### PROBLEM REQUIREMENTS
Go through the entries below and pick out every line with "False".

Stored data:
class TorchMinMaxObserver(BaseTensorObserver):
    def __init__(self, watch_on, quant_cfg):
        super().__init__(watch_on, quant_cfg)
        self._range: Optional[torch.Tensor] = None
        self._slots: Optional[torch.Tensor] = None
        self._slots_dirty = False
        self._queued_c = False
        self._host_range: Optional[np.ndarray] = None
        self._observed = False

    @ torch.no_grad()
    def observe(self, value: torch.Tensor):
        assert isinstance(value, torch.Tensor), 'TorchMinMaxObserver can only deal with torch Tensor values'
        assert value.numel() > 0, (f'You are observing an empty tensor({getattr(self._watch_on, "name", "")}).')
        if not is_initial(self._quant_cfg): return
        cfg = self._quant_cfg
        if cfg.policy.has_property(P.PER_TENSOR):
            if self._range is None:
                seed = _range_seed(value.device)
                self._range = seed[0].clone()
                self._slots = seed[1].clone()
            if self.queue is not None and value.is_cuda: self.queue.add_minmax(value, self._slots)
            else: CUDA.MinMax_T_Slots(value, self._slots)
            self._slots_dirty = True
        elif cfg.policy.has_property(P.PER_CHANNEL):
            queued = (self.queue is not None and value.is_cuda and CUDA.minmax_c_outer_is_one(value, cfg.channel_axis))
            fresh = False
            if self._range is None:
                C = value.shape[cfg.channel_axis]
                self._range = torch.empty((2, C), dtype=torch.float32, device=value.device)
                fresh = queued and CUDA.minmax_c_fresh_ok(value, cfg.channel_axis)
                if not fresh: self._range[0].fill_(float('inf')); self._range[1].fill_(float('-inf'))
            if queued:
                self.queue.add_minmax_c(value, cfg.channel_axis, self._range[0], self._range[1], fresh)
                self._queued_c = True
            else: CUDA.MinMax_C(value, cfg.channel_axis, self._range[0], self._range[1])
        else:
            raise TypeError('Min-max Observer only work with per-tensor or per-channel quantize policy.')
        self._observed = True
        self._host_range = None

    def _fold(self) -> None:
        if self._queued_c:
            self._drain()
            self._queued_c = False
        if self._slots_dirty:
            self._drain()
            CUDA.MinMax_Slots_Finish(self._slots, self._range)
            self._slots_dirty = False

    def pending_range(self):
        if not (is_initial(self._quant_cfg) and self._observed): return None
        self._fold()
        return self._range

    def take_range(self, host: np.ndarray) -> None:
        self._host_range = host

    def reducible(self):
        if self._range is None: return []
        self._fold()
        if self._range.ndim == 1: return [(self._range[0:1], 'min'), (self._range[1:2], 'max')]
        return [(self._range[0], 'min'), (self._range[1], 'max')]

    def _range_on_host(self) -> np.ndarray:
        if not self._observed:
            raise ValueError('Can not render quantization config yet, Observer data collator is empty. '
                             'Invoke observe() function before render config.')
        if self._host_range is None: _prefetch_siblings(self)
        if self._host_range is None:
            self._fold()
            self._host_range = self._range.cpu().numpy()
        return self._host_range

    def render_quantization_config(self):
        if not is_initial(self._quant_cfg): return
        cfg = self._quant_cfg
        r = self._range_on_host()
        device = self._range.device
        if cfg.policy.has_property(P.PER_TENSOR):
            scale, offset = minmax_to_scale_offset(min_val=float(r[0]), max_val=float(r[1]), config=cfg)
            _set_per_tensor(cfg, scale, offset, device)
        elif cfg.policy.has_property(P.PER_CHANNEL):
            scales, offsets = minmax_to_scale_offset_channels(np.ascontiguousarray(r[0]), np.ascontiguousarray(r[1]), cfg)
            if _DEFERRED_SETS is not None:
                _DEFERRED_SETS.append((cfg, scales, offsets, device))
                return
            cfg.scale = torch.tensor(scales, dtype=torch.float32, device=device)
            cfg.offset = torch.tensor(offsets, dtype=torch.float32, device=device)
            set_activated(cfg)
        else:
            raise TypeError('Min-max Observer only work with per-tensor or per-channel quantize policy.')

### RESULT OF THIS EXERCISE
        self._slots_dirty = False
        self._queued_c = False
        self._observed = False
            fresh = False
            self._queued_c = False
            self._slots_dirty = False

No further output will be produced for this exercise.